Complex emulsions are attractive for applications like cosmetics, drug delivery, and sensing. Now, David A. Weitz and colleagues at Harvard University have a new way to manipulate these systems: They tuned the structure of double emulsion droplets—droplets inside droplets—through solvent evaporation (ACS Appl. Mater. Interfaces 2018, DOI: 10.1021/acsami.8b13216).
Weitz’s team encased drops of a polyvinyl alcohol (PVA) aqueous solution in a mixture of two polymers dissolved in dichloromethane solvent, then bathed the double-layer droplets in PVA solution identical to their inner fluid.
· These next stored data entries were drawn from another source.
@@ -580,8 +587,7 @@
   if (int e = make_tmap_rows_heads(&bp.tmV, o.src[2], p.total_rows, p.heads, d[2], o.rs[2], o.hs[2], QC::BOX_COLS_V, QC::BN)) return e;
   if (int e = make_tmap_rows_heads(&bp.tmDO, o.src[3], p.total_rows, p.heads, d[3], o.rs[3], o.hs[3], QC::BOX_COLS_V, QC::BM)) return e;
   HSTU_CUDA_OK(cudaFuncSetAttribute(kdq, cudaFuncAttributeMaxDynamicSharedMemorySize, QC::SMEM_BYTES));
-  kdq<<<dim3((p.max_seq_len + QC::BM - 1) / QC::BM, p.heads, p.batch), kAttnThreads, QC::SMEM_BYTES, st>>>(bp);
-  HSTU_CUDA_OK(cudaGetLastError());
+  HSTU_CUDA_OK(launch_attn(kdq, cta_grid((p.max_seq_len + QC::BM - 1) / QC::BM, p.batch, p.heads), QC::SMEM_BYTES, st, kAttnPdl, bp));
   return 0;
 }
 
diff --git a/generative_recommenders_b200/csrc/attn_wgmma_fwd.cuh b/generative_recommenders_b200/csrc/attn_wgmma_fwd.cuh
--- a/generative_recommenders_b200/csrc/attn_wgmma_fwd.cuh
+++ b/generative_recommenders_b200/csrc/attn_wgmma_fwd.cuh
@@ -62,16 +62,21 @@
 }
 
 template <int DQK, int DV, bool BF16, bool kDelta>
+constexpr bool kScaledFwd = !kDelta && !BF16 && DQK == 32 && DV == 32;
+
+template <int DQK, int DV, bool BF16, bool kDelta>
 __device__ __forceinline__ void attn_fwd_wgmma_body(const FwdParams& p) {
   using Cfg = FwdCfg<DQK, DV>;
   constexpr int SW = Cfg::SW, SWV = Cfg::SWV, BN = Cfg::BN, NST = Cfg::STAGES;
   constexpr bool kMerge = DV <= 64;
-  const int b = kDelta ? (int)blockIdx.x / p.seq.heads : (int)blockIdx.z, h = kDelta ? (int)blockIdx.x % p.seq.heads : (int)blockIdx.y;
-  const int m0 = kDelta ? (int)blockIdx.y * Cfg::BM : (int)(gridDim.x - 1 - blockIdx.x) * Cfg::BM;
+  const CtaWork cw = kDelta ? CtaWork{(int)blockIdx.y, (int)blockIdx.x / p.seq.heads, (int)blockIdx.x % p.seq.heads, 0}
+                            : cta_work(blockIdx.x, blockIdx.y, blockIdx.z);
+  const int b = cw.b, h = cw.h;
+  int m0 = cw.rank * Cfg::BM;
   QTileSeq qs;
   if constexpr (kDelta) {
     seq_rows(p.seq, b, &qs);
-  } else if (!qtile_rows(p.seq, b, h, m0, p.out, p.o_row_stride, p.o_head_stride, DV, &qs)) {
+  } else if (!qtile_rows<Cfg::BM>(p.seq, cw, p.out, p.o_row_stride, p.o_head_stride, DV, &m0, &qs)) {
     return;
   }
   const int p0 = kDelta ? qs.len - p.delta + m0 : m0;
@@ -98,6 +103,9 @@
     prefetch_tensormap(&p.tmQ);
     prefetch_tensormap(&p.tmK);
     prefetch_tensormap(&p.tmV);
+  }
+  if constexpr (kScaledFwd<DQK, DV, BF16, kDelta>) grid_dep_wait();
+  if (tid == 0) {
     mbar_arrive_expect_tx(&ring.bars->q_full, Cfg::Q_BYTES);
 #pragma unroll
     for (int bx = 0; bx < Cfg::NBOX; ++bx)
@@ -134,7 +142,7 @@
   const uint64_t dv0 = desc_pin(desc_mnmajor<SWV>(smem_u32(smem + Cfg::OFF_V), 0, Cfg::V_BOX));
   const bool fast = qs.msk.fast != 0;
   const int full_lim = full_valid_limit(qs.msk, p0);
-  constexpr bool kScaled = !kDelta && !BF16 && DQK == 32 && DV == 32;
+  constexpr bool kScaled = kScaledFwd<DQK, DV, BF16, kDelta>;
   float c_s = p.seq.alpha_half, c_p = 1.f;
   int e_out = 0;
   if (kScaled && p.amax != nullptr) {
@@ -302,9 +310,8 @@
   fp.delta = p.delta_q_len;
   HSTU_CUDA_OK(cudaFuncSetAttribute(kern, cudaFuncAttributeMaxDynamicSharedMemorySize, Cfg::SMEM_BYTES));
   const dim3 grid = kDelta ? dim3(p.batch * p.heads, (p.delta_q_len + Cfg::BM - 1) / Cfg::BM, chunks)
-                           : dim3((p.max_seq_len + Cfg::BM - 1) / Cfg::BM, p.heads, p.batch);
-  kern<<<grid, kAttnThreads, Cfg::SMEM_BYTES, st>>>(fp);
-  HSTU_CUDA_OK(cudaGetLastError());
+                           : cta_grid((p.max_seq_len + Cfg::BM - 1) / Cfg::BM, p.batch, p.heads);
+  HSTU_CUDA_OK(launch_attn(kern, grid, Cfg::SMEM_BYTES, st, kAttnPdl && f16 != nullptr, fp));
   if (chunks > 1) return launch_delta_reduce(BF16, fp.part, p.out, q_rows, p.heads, DV, chunks, p.o_row_stride, p.o_head_stride, fp.inv_n, st);
   return 0;
 }
diff --git a/generative_recommenders_b200/csrc/attn_wgmma_fwd_e4m3.cu b/generative_recommenders_b200/csrc/attn_wgmma_fwd_e4m3.cu
--- a/generative_recommenders_b200/csrc/attn_wgmma_fwd_e4m3.cu
+++ b/generative_recommenders_b200/csrc/attn_wgmma_fwd_e4m3.cu
@@ -1,5 +1,6 @@
 #include <string.h>
 
+#include "attn_cta_order.cuh"
 #include "attn_fp16_operands.cuh"
 #include "common.cuh"
 #include "internal.h"
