## Precompute sig_coeff context-address rows and TU descriptors in LDS tables

Builds compile-time tables of per-position sig_coeff_flag context LDS addresses, grouped by TU size, component, scan and neighbour pattern, plus a per-TU-kind descriptor holding ctx offsets, scan words and sub-block scan offsets. These tables are copied into LDS at kernel start. The residual-coding sig run now reads 16-bit context addresses straight from a table row, replacing the per-sub-block vector computation of vctx and its LDS write. The aim is to cut scalar/vector glue and syncs in the hot CABAC residual path, at the cost of extra LDS footprint, a startup copy, and more complex address bookkeeping.

```diff
diff --git a/libheif_amd/csrc/parse_bins_lds_gfx950.h b/libheif_amd/csrc/parse_bins_lds_gfx950.h
--- a/libheif_amd/csrc/parse_bins_lds_gfx950.h
+++ b/libheif_amd/csrc/parse_bins_lds_gfx950.h
@@ -64,12 +64,11 @@
 #define PC_LDS_OFFSETS [tlps] "i"(__builtin_offsetof(Lds, tlps)), [tnext] "i"(__builtin_offsetof(Lds, tnext)), [vctx] "i"(__builtin_offsetof(Lds, vctx))
 PC_DEV uint32_t pc_lds_ctx_addr(CtxGroup grp, int lane) { return (uint32_t)__builtin_offsetof(Lds, ctx) + 4u * (uint32_t)(grp.base + lane); }
 
-PC_DEV int decode_bin(PS& s, CtxRef grp, int ctx_lane)
+PC_DEV int decode_bin_at(PS& s, uint32_t va)
 {
   uint32_t r, flag;
   [[maybe_unused]] uint32_t st, row;
   uint32_t vst, vrow, vt, vl, vn, vr, vb;
-  const uint32_t va = pc_lds_ctx_addr(grp, ctx_lane);
   uint32_t pos = pc_uni(s.pos);
   const uint32_t flim = pc_uni(s.fast_limit);
   asm volatile(
@@ -103,12 +102,19 @@
   if (__builtin_expect(pc_uni(flag) != 0u, 0)) refill_byte(s);
   return (int)pc_uni(r);
 }
-
+PC_DEV int decode_bin(PS& s, CtxRef grp, int ctx_lane) { return decode_bin_at(s, pc_lds_ctx_addr(grp, ctx_lane)); }
+
+#if HIPDEC_PARSE_TU_TABLES
+#define PC_LDS_SIG_ROW_IN [srow] "s"(srow),
+#define PC_LDS_SIG_NEXT(CB) "v_add_u32 %[vj], -2, %[vj]\n\tds_read_u16 %[" CB "], %[vj]\n\t"
+#else
+#define PC_LDS_SIG_ROW_IN
+#define PC_LDS_SIG_NEXT(CB) "v_add_u32 %[vj], -4, %[vj]\n\tds_read_b32 %[" CB "], %[vj] offset:%c[vctx]\n\t"
+#endif
 #define PC_LDS_SIG_ITER(P, CA, CB, NEXT)                                                                                           \
   "1" P "0:\n\t"                                                                                                                    \
   "ds_read_b32 %[vst], %[" CA "]\n\t"                                                                                               \
-  "v_add_u32 %[vj], -4, %[vj]\n\t"                                                                                                  \
-  "ds_read_b32 %[" CB "], %[vj] offset:%c[vctx]\n\t"                                                                                \
+  PC_LDS_SIG_NEXT(CB)                                                                                                               \
   PC_LDS_HEAD_Q                                                                                                                     \
   "s_waitcnt lgkmcnt(1)\n\t"                                                                                                        \
   PC_LDS_CORE("1" P "1f")                                                                                                           \
@@ -136,9 +142,15 @@
   "s_mov_b32 %[flag], 1\n\t"                                                                                                        \
   "s_branch 190f\n"
 
+#if HIPDEC_PARSE_TU_TABLES
+PC_DEV uint32_t decode_sig_run_row(PS& s, uint32_t row_addr, int n_start)
+{
+  const uint32_t srow = pc_uni(row_addr);
+#else
 PC_DEV uint32_t decode_sig_run(PS& s, const VReg& vctx, int n_start)
 {
   (void)vctx;
+#endif
   uint32_t vacc = 0;
   asm volatile("v_mov_b32 %0, 0" : "=v"(vacc));
   int32_t j = __builtin_amdgcn_readfirstlane(n_start - 1);
@@ -149,11 +161,18 @@
     uint32_t pos = pc_uni(s.pos);
     const uint32_t flim = pc_uni(s.fast_limit);
     asm volatile(
+#if HIPDEC_PARSE_TU_TABLES
+      "s_lshl1_add_u32 %[t], %[j], %[srow]\n\t"
+      "s_mov_b32 %[flag], 0\n\t"
+      "v_add_u32_e64 %[vj], %[t], 2\n\t"
+      "ds_read_u16 %[vca], %[vj]\n\t"
+#else
       "s_lshl_b32 %[t], %[j], 2\n\t"
       "s_add_u32 %[t], %[t], 4\n\t"
       "s_mov_b32 %[flag], 0\n\t"
       "v_mov_b32 %[vj], %[t]\n\t"
       "ds_read_b32 %[vca], %[vj] offset:%c[vctx]\n\t"
+#endif
       "s_waitcnt lgkmcnt(0)\n\t"
       PC_LDS_SIG_ITER("0", "vca", "vcb", "110f")
       PC_LDS_SIG_ITER("1", "vcb", "vca", "100b")
@@ -163,7 +182,7 @@
         [flag] "=&s"(flag), PC_LDS_WIN_TEMPS(st, row) [t] "=&s"(t),
         [vst] "=&v"(vst), [vrow] "=&v"(vrow), [vt] "=&v"(vt), [vl] "=&v"(vl), [vn] "=&v"(vn), [vr] "=&v"(vr), [vb] "=&v"(vb),
         [vca] "=&v"(vca), [vcb] "=&v"(vcb), [vj] "=&v"(vj)
-      : PC_LDS_WIN_IN(s), [flim] "s"(flim), [m128] "v"(0xffffff80u), PC_LDS_OFFSETS
+      : PC_LDS_SIG_ROW_IN PC_LDS_WIN_IN(s), [flim] "s"(flim), [m128] "v"(0xffffff80u), PC_LDS_OFFSETS
       : "vcc", "scc", "memory");
     s.pos = pc_uni(pos);
     if (__builtin_expect(__builtin_amdgcn_readfirstlane((int)flag) != 0, 0)) refill_byte(s);
diff --git a/libheif_amd/csrc/parse_core.h b/libheif_amd/csrc/parse_core.h
--- a/libheif_amd/csrc/parse_core.h
+++ b/libheif_amd/csrc/parse_core.h
@@ -78,6 +78,18 @@
 #ifndef HIPDEC_PARSE_LEAN_GLUE
 #define HIPDEC_PARSE_LEAN_GLUE HIPDEC_PARSE_LDS_CTX
 #endif
+#ifndef HIPDEC_PARSE_TU_TABLES
+#define HIPDEC_PARSE_TU_TABLES HIPDEC_PARSE_LDS_CTX
+#endif
+#if HIPDEC_PARSE_TU_TABLES && !(HIPDEC_PARSE_LDS_CTX && HIPDEC_PARSE_LEAN_GLUE)
+#error "HIPDEC_PARSE_TU_TABLES: the sig-context rows live in LDS beside the context variables, and the row arithmetic is the lean glue's"
+#endif
+#ifndef HIPDEC_PARSE_TU_DESC
+#define HIPDEC_PARSE_TU_DESC HIPDEC_PARSE_TU_TABLES
+#endif
+#if HIPDEC_PARSE_TU_DESC && !HIPDEC_PARSE_TU_TABLES
+#error "HIPDEC_PARSE_TU_DESC: the descriptor holds addresses of the sig-context rows"
+#endif
 #ifndef HIPDEC_PARSE_INTER
 #define HIPDEC_PARSE_INTER 0
 #endif
@@ -85,6 +97,7 @@
 namespace hipdec {
 namespace pcore {
 
+#define PC_SIG_ROWS (HIPDEC_PARSE_CHROMA_GENERAL ? PC_SIG_ROWS_ALL : PC_SIG_ROWS_420)
 struct Lds {
   alignas(16) uint32_t park[SAVE_DWORDS];
 #if HIPDEC_PARSE_LDS_CTX
@@ -99,7 +112,26 @@
 #if HIPDEC_PARSE_LDS_WIN
   uint32_t wwin[128 + 2];
 #endif
+#if HIPDEC_PARSE_TU_TABLES
+  uint16_t sigrow[PC_SIG_ROWS * 16];
+#endif
+#if HIPDEC_PARSE_TU_DESC
+  uint8_t sbscan[PC_SBSCAN_BYTES];
+#endif
 };
+#if HIPDEC_PARSE_LDS_CTX
+#define PC_LDS_CTX_B_ADDR ((uint32_t)__builtin_offsetof(Lds, ctx) + 4u * (64u + (uint32_t)B_SIG_COEFF))
+#endif
+#if HIPDEC_PARSE_TU_TABLES
+static_assert(pc_sig_rows_match(PC_LDS_CTX_B_ADDR), "sig_coeff_flag context rows against 9.3.4.2.5 as residual_coding derived it");
+static_assert(__builtin_offsetof(Lds, sigrow) % 4 == 0 && sizeof(Lds) < 65536, "sig rows are copied by dwords and hold 16-bit LDS addresses");
+PC_CONST SigRowTable c_sig_rows = pc_make_sig_rows(PC_LDS_CTX_B_ADDR);
+#endif
+#if HIPDEC_PARSE_TU_DESC
+static_assert(sizeof(Lds) < (1u << 13) && __builtin_offsetof(Lds, sbscan) % 4 == 0, "the descriptor holds 13-bit LDS addresses; the scans are copied by dwords");
+PC_CONST TuDescTable c_tu_desc = pc_make_tu_desc((uint32_t)__builtin_offsetof(Lds, sigrow));
+PC_CONST SbScanTable c_sbscan = pc_make_sbscan();
+#endif
 #if HIPDEC_PARSE_LDS_MAPS
 struct UMap { int base; };
 typedef UMap MapRef;
@@ -162,6 +194,14 @@
 #endif
 };
 enum : uint32_t { TOOL_SDH = 1, TOOL_TS = 2, TOOL_CUQPD = 4, TOOL_TQBYPASS = 8 };
+#if HIPDEC_PARSE_LDS_CTX
+static_assert(PS::ctxB.base == 64, "PC_LDS_CTX_B_ADDR");
+#endif
+#if HIPDEC_PARSE_TU_TABLES
+PC_DEV UReg pc_lds_u16(PS& s, uint32_t addr) { return *(const uint16_t*)((const uint8_t*)s.L + addr); }
+PC_DEV UReg pc_lds_u8(PS& s, uint32_t addr) { return *((const uint8_t*)s.L + addr); }
+PC_DEV uint32_t tu_sig_row(uint32_t rows, uint32_t rows_dc, uint32_t nb, int pos) { return (pos ? rows : rows_dc) + (((nb << 4) | (nb >> 2)) & 96u); }
+#endif
 
 PC_DEV uint32_t interleave4(uint32_t x, uint32_t y)
 {
@@ -333,9 +373,9 @@
 PC_DEV void refill_byte(PS& s) { s.value += read_byte_v(s) << s.bits_needed; s.bits_needed -= 8u; }
 
 #if HIPDEC_PARSE_LDS_CTX
-PC_DEV int decode_bin_cxx(PS& s, CtxRef grp, int ctx_lane)
-{
-  uint32_t* const cv = &s.L->ctx[grp.base + ctx_lane];
+PC_DEV int decode_bin_cxx_at(PS& s, uint32_t ctx_addr)
+{
+  uint32_t* const cv = (uint32_t*)((uint8_t*)s.L + ctx_addr);
   const uint32_t st = pc_uni(*cv);
   const uint32_t row = pc_uni(s.L->tlps[(st & 0xfcu) >> 2]);
   const UReg lps = (row >> ((s.range >> 10) & 24u)) & 255u;
@@ -362,6 +402,7 @@
   if (__builtin_expect(pc_any((int32_t)s.bits_needed >= 0), 0)) refill_byte(s);
   return bin;
 }
+PC_DEV int decode_bin_cxx(PS& s, CtxRef grp, int ctx_lane) { return decode_bin_cxx_at(s, (uint32_t)__builtin_offsetof(Lds, ctx) + 4u * (uint32_t)(grp.base + ctx_lane)); }
 #else
 PC_DEV int decode_bin_cxx(PS& s, VReg& grp, int ctx_lane)
 {
@@ -423,12 +464,34 @@
   }
   return gb;
 }
+#if HIPDEC_PARSE_LDS_CTX
+PC_DEV int decode_bin_at(PS& s, UReg ctx_addr) { return decode_bin_cxx_at(s, pc_uni(ctx_addr)); }
+#endif
+#if HIPDEC_PARSE_TU_TABLES
+PC_DEV uint32_t decode_sig_run_row(PS& s, uint32_t row, int n_start)
+{
+  uint32_t sig = 0;
+  int k = n_start;
+  do sig |= (uint32_t)decode_bin_at(s, pc_uni(*(const uint16_t*)((const uint8_t*)s.L + row + 2u * (uint32_t)k))) << k; while (--k > 0);
+  return sig;
+}
+#else
 PC_DEV uint32_t decode_sig_run(PS& s, const VReg& vctx, int n_start)
 {
   uint32_t sig = 0;
   int k = n_start;
   do sig |= (uint32_t)decode_bin(s, s.ctxB, (int)pc_rdlane(vctx, k)) << k; while (--k > 0);
   return sig;
+}
+#endif
+#endif
+#if HIPDEC_PARSE_TU_TABLES
+PC_DEV uint32_t decode_sig_run(PS& s, const VReg& vctx, int n_start)
+{
+  PC_LDS_SYNC();
+  PC_VEC_BEGIN if (lane < 16) ((uint16_t*)s.L->vctx)[lane] = (uint16_t)(PC_LDS_CTX_B_ADDR + 4u * PC_L(vctx)); PC_VEC_END
+  PC_LDS_SYNC();
+  return decode_sig_run_row(s, (uint32_t)__builtin_offsetof(Lds, vctx), n_start);
 }
 #endif
 
@@ -530,6 +593,21 @@
     PC_VEC_BEGIN PC_L(s.t_next) |= PC_L(inv) << 24; PC_VEC_END
   }
 }
+
+#if HIPDEC_PARSE_TU_TABLES
+PC_DEV void load_tu_tables(Lds* L)
+{
+  const uint32_t* const src = (const uint32_t*)c_sig_rows.a;
+  uint32_t* const dst = (uint32_t*)L->sigrow;
+  PC_VEC_BEGIN
+    for (int k = lane; k < PC_SIG_ROWS * 8; k += 64) dst[k] = src[k];
+#if HIPDEC_PARSE_TU_DESC
+    if (lane < PC_SBSCAN_BYTES / 4) ((uint32_t*)L->sbscan)[lane] = ((const uint32_t*)c_sbscan.a)[lane];
+#endif
+  PC_VEC_END
+  PC_LDS_SYNC();
+}
+#endif
 
 PC_DEV int left_cb_log2(PS& s, int ux, int uy)
 {
@@ -675,28 +753,55 @@
   else { const uint32_t v = (pc_rdlane(s.t_next, i) >> 8) & 63u; xs = (int)(v & 7u); ys = (int)(v >> 3); }
 }
 
+PC_DEV int tu_scan_idx(PS& s, int log2n, int c_idx, int pred_mode)
+{
+  int scan_idx = 0;
+  if (log2n == 2 || (log2n == 3 && (c_idx == 0 || pc_is444(s)))) {
+    if (pred_mode >= 6 && pred_mode <= 14) scan_idx = 2;
+    else if (pred_mode >= 22 && pred_mode <= 30) scan_idx = 1;
+  }
+  return scan_idx;
+}
 PC_DEV int residual_coding(PS& s, int log2n, int c_idx, int pred_mode, int16_t* dst)
 {
   const int n = 1 << log2n;
   int ts = 0;
+#if HIPDEC_PARSE_TU_DESC
+  const int scan_idx_d = tu_scan_idx(s, log2n, c_idx, pred_mode);
+  typedef uint32_t u32x4 __attribute__((vector_size(16)));
+  const u32x4 desc = *(const u32x4*)c_tu_desc.w[(uint32_t)pc_tu_kind(log2n, c_idx, scan_idx_d)];
+  const uint32_t d0 = desc[0], d1 = desc[1], d2 = desc[2], d3 = desc[3];
+#endif
   if ((s.tools & TOOL_TS) && !s.cu_tq_bypass && log2n <= 2) ts = decode_bin(s, s.ctxA, A_TRANSFORM_SKIP + (c_idx ? 1 : 0));
+#if HIPDEC_PARSE_TU_DESC
+  const int ctx_offset = (int)(d1 & 31u), ctx_shift = (int)((d1 >> 5) & 3u), c_max = (int)((d1 >> 7) & 15u);
+#else
   int ctx_offset, ctx_shift;
   if (c_idx == 0) { ctx_offset = 3 * (log2n - 2) + ((log2n - 1) >> 2); ctx_shift = (log2n + 1) >> 2; }
   else { ctx_offset = 15; ctx_shift = log2n - 2; }
   const int c_max = (log2n << 1) - 1;
+#endif
   const int px = decode_unary_ctx_run(s, s.ctxA, A_LAST_X + ctx_offset, ctx_shift, c_max);
   const int py = decode_unary_ctx_run(s, s.ctxA, A_LAST_Y + ctx_offset, ctx_shift, c_max);
   int last_x = px, last_y = py;
   if (px > 3) last_x = (1 << ((px >> 1) - 1)) * (2 + (px & 1)) + decode_bypass_bits(s, (px >> 1) - 1);
   if (py > 3) last_y = (1 << ((py >> 1) - 1)) * (2 + (py & 1)) + decode_bypass_bits(s, (py >> 1) - 1);
+#if HIPDEC_PARSE_TU_DESC
+  const int scan_idx = scan_idx_d;
+#else
   int scan_idx = 0;
   if (log2n == 2 || (log2n == 3 && (c_idx == 0 || pc_is444(s)))) {
     if (pred_mode >= 6 && pred_mode <= 14) scan_idx = 2;
     else if (pred_mode >= 22 && pred_mode <= 30) scan_idx = 1;
   }
+#endif
   if (scan_idx == 2) { const int t = last_x; last_x = last_y; last_y = t; }
   if (last_x >= n || last_y >= n) { s.err = DEV_ERR_SYNTAX; zero_uncoded_sub_blocks(dst, log2n, 0); return ts; }
+#if HIPDEC_PARSE_TU_DESC
+  const uint64_t scan4 = (uint64_t)d2 | ((uint64_t)d3 << 32);
+#else
   const uint64_t scan4 = scan_idx == 0 ? PC_DIAG4 : (scan_idx == 1 ? PC_HORZ4 : PC_VERT4);
+#endif
 
   const int lg = log2n - 2;
   int last_sb, last_pos;
@@ -719,6 +824,7 @@
   (void)sbw;
   if (ts) PC_GLUE(0);
   PC_GLUE(c_idx ? 3 + log2n : log2n - 1);
+  if (c_idx && log2n == 4) PC_GLUE(15);
   if (log2n <= 3) PC_GLUE((log2n == 2 ? 7 : 10) + scan_idx);
   if (lg > 0 && last_sb == 0) PC_GLUE(13);
   if (lg > 0 && last_sb == (1 << (2 * lg)) - 1) PC_GLUE(14);
@@ -728,8 +834,21 @@
 #if HIPDEC_PARSE_LEAN_GLUE
   int g1_zero = 0;
   const int sdh = (s.tools & TOOL_SDH) != 0 && !s.cu_tq_bypass;
+#if HIPDEC_PARSE_TU_TABLES
+#if HIPDEC_PARSE_TU_DESC
+  const uint32_t sig_rows = d0 & 0xffffu, sig_rows_dc = d0 >> 16, sig_dc0 = d1 >> 18;
+  const uint32_t sb_scan = (uint32_t)__builtin_offsetof(Lds, sbscan) + ((d1 >> 11) & 127u);
+#else
+  const uint32_t sig_rows = (uint32_t)__builtin_offsetof(Lds, sigrow) + (uint32_t)PC_SIG_ROW_BYTES *
+      (uint32_t)(log2n == 2 ? (c_idx ? 3 : 0) + scan_idx
+                            : (c_idx == 0 ? (log2n == 3 ? 6 + 8 * scan_idx : 30) : (log2n == 3 ? ((HIPDEC_PARSE_CHROMA_GENERAL && scan_idx) ? 42 + 4 * scan_idx : 38) : 42)));
+  const uint32_t sig_rows_dc = sig_rows + ((c_idx == 0 && log2n > 2) ? (uint32_t)PC_SIG_DC_STEP : 0u);
+  const uint32_t sig_dc0 = (uint32_t)__builtin_offsetof(Lds, sigrow) + (c_idx ? 3u * PC_SIG_ROW_BYTES : 0u);
+#endif
+#else
   const int sig_dc = (c_idx == 0 && log2n > 2) ? 3 : 0;
   const int sig_base = log2n == 2 ? (c_idx ? 27 : 0) : (c_idx == 0 ? 3 + (log2n == 3 ? (scan_idx == 0 ? 9 : 15) : 21) : 27 + (log2n == 3 ? 9 : 12));
+#endif
 #else
   int g1_carry = 1, first_sb_with_g1 = 1;
   const int sdh = (s.tools & TOOL_SDH) != 0;
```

Gradually, solvent in the polymer layer diffuses into the bath and evaporates, and the polymer duo thins and solidifies into a tough shell. If a concentration gradient of solvent exists in the bath, this behavior happens asymmetrically. That causes the inner fluid to flow within the polymer shell, deforming the droplet.
By tailoring both the osmotic pressure and solvent concentration gradient in the bath, researchers can control the shape changes of the complex droplets, which did not rupture in any of the reported experiments. And the method would enable researchers to create a robust shell from the more diluted, low-viscosity fluids typically used to make such emulsions, Weitz says.
Understanding how researchers can make systems that reshape themselves in response to chemical gradients is important to the development of future active and adaptive materials, says Lauren D. Zarzar of The Pennsylvania State University, who studies reconfigurable emulsions and was not involved with the research.
“The ability to dynamically alter the shape of droplets could be useful for applications such as tunable optics, where the curvature of a droplet influences its lens characteristics, or for sensing, where droplet shape could be a reporter of analyte gradients in solution,” she says.
Weitz says his team is working to find more ways to apply the group’s technology to drug delivery, among other applications.